(Records from a dataset)
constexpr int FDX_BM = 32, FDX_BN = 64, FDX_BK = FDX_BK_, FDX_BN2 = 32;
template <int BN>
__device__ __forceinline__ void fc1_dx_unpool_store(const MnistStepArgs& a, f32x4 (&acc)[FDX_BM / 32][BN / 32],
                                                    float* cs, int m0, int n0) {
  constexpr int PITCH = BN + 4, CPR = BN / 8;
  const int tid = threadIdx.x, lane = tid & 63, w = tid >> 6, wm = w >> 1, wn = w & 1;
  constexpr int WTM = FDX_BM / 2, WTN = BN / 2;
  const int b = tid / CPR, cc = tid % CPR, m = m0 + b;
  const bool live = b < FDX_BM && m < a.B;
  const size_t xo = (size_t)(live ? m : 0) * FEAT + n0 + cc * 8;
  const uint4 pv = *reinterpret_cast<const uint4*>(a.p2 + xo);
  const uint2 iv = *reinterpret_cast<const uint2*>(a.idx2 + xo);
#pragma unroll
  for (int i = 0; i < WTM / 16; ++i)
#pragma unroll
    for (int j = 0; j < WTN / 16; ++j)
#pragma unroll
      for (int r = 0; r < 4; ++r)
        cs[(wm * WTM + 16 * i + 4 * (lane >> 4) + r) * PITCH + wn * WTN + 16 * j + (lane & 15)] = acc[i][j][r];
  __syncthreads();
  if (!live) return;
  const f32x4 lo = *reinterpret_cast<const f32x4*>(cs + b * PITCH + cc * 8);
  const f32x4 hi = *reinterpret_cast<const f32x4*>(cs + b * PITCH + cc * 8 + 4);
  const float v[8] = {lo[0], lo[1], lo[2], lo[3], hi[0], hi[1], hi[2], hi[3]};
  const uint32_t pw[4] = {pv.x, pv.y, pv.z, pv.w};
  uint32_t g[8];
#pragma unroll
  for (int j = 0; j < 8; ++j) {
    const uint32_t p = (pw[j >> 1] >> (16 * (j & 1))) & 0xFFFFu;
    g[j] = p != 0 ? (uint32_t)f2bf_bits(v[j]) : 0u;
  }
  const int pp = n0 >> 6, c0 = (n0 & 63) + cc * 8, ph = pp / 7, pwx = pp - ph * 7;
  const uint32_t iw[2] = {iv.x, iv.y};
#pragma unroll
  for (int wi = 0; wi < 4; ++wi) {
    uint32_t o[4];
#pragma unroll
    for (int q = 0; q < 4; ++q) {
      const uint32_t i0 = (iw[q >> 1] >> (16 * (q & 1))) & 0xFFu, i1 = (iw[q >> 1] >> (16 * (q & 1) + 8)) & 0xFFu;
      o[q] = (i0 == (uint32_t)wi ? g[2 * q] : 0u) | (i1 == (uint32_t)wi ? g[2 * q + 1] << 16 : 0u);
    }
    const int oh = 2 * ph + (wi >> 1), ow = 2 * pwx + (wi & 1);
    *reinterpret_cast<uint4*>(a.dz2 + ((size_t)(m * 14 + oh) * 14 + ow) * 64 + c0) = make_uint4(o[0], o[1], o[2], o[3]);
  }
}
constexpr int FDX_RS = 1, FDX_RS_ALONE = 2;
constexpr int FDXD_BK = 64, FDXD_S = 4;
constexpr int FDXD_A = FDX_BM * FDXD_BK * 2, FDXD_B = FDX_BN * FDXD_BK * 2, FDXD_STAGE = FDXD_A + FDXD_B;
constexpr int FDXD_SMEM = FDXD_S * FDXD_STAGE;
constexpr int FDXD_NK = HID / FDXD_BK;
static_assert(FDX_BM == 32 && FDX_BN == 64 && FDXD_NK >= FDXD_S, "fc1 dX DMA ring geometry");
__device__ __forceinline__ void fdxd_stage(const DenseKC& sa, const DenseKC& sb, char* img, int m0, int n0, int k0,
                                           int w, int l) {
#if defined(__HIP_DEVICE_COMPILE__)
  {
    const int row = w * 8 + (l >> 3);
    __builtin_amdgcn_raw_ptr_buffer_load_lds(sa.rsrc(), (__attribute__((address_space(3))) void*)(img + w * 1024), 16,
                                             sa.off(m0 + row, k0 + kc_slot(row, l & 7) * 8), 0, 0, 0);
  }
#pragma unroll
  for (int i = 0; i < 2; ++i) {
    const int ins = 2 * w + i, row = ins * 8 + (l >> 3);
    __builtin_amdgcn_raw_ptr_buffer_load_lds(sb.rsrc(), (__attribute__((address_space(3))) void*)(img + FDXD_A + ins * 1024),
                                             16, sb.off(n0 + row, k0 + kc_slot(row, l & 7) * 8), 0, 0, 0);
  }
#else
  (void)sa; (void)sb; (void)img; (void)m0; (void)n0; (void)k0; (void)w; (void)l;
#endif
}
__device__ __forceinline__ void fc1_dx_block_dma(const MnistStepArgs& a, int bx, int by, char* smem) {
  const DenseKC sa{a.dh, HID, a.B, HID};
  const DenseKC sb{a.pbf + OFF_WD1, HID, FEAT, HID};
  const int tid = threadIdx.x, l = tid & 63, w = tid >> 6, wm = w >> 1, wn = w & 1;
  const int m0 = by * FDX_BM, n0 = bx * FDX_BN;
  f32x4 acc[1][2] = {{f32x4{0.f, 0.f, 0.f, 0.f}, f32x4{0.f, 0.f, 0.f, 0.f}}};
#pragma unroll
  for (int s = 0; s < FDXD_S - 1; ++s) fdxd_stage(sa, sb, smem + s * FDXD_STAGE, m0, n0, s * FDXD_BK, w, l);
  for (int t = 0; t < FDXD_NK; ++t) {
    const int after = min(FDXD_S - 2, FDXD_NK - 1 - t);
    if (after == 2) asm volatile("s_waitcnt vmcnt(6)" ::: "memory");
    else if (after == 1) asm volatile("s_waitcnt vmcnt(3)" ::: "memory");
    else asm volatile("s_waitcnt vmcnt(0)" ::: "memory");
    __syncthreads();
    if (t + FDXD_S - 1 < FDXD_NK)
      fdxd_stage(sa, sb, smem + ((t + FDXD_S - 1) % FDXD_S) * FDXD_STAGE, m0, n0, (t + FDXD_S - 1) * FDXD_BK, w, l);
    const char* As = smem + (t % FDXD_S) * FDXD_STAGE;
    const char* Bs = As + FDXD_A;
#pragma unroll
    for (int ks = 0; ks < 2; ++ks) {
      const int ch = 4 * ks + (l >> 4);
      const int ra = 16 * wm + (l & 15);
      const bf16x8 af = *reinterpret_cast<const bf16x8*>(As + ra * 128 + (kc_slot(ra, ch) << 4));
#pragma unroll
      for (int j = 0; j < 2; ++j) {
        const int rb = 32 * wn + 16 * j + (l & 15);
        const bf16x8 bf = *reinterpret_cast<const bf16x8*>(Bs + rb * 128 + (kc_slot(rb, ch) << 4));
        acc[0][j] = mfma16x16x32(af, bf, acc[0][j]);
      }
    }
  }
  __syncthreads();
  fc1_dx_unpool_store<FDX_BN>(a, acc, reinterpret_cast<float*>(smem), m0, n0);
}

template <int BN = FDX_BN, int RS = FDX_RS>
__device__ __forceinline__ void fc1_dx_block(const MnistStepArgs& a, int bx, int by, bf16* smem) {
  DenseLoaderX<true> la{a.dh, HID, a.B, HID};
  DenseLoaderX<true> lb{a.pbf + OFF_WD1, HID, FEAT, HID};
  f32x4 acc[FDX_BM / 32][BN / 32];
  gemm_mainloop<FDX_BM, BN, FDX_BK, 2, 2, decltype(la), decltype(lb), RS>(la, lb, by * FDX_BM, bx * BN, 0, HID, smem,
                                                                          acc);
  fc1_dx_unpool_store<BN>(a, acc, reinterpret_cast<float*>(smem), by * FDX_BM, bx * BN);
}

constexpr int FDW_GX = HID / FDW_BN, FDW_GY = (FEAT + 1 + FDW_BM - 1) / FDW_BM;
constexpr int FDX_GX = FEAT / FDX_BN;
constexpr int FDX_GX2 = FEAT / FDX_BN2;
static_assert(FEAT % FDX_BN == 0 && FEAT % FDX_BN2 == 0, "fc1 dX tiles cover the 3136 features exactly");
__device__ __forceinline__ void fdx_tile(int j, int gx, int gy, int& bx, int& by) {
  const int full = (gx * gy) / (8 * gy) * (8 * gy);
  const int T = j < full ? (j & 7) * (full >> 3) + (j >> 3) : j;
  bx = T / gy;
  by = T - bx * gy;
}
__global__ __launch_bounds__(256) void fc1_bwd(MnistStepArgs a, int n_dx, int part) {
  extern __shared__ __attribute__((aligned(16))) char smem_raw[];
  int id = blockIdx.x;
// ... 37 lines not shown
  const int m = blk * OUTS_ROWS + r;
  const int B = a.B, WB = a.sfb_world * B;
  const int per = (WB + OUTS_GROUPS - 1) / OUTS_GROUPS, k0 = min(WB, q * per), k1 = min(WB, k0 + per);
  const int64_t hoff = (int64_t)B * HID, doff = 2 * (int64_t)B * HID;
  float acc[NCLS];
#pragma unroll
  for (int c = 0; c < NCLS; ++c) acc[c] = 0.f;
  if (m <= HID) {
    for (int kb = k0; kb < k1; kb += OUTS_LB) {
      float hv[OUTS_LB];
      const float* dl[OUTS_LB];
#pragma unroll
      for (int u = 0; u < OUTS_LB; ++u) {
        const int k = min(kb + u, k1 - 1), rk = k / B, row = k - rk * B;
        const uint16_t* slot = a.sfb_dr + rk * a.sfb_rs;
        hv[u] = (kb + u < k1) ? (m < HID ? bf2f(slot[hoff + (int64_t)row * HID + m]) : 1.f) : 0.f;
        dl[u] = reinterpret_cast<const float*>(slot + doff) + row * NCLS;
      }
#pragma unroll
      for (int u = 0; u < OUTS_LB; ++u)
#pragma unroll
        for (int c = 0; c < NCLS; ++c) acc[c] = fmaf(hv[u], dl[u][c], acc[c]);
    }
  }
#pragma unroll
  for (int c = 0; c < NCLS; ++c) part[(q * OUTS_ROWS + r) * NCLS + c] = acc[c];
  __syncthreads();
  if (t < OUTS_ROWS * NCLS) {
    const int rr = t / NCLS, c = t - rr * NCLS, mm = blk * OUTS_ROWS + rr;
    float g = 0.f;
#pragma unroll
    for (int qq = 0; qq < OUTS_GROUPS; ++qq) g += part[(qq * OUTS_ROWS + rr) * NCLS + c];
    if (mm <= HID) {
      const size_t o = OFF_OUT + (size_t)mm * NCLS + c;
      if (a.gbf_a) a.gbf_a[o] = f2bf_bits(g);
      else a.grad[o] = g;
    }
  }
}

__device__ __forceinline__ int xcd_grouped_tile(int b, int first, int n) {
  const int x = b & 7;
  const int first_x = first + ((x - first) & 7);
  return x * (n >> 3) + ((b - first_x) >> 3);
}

TASK –
Count the lines in the records that include the word "after". Report the total alone.

YOUR RESPONSE –
3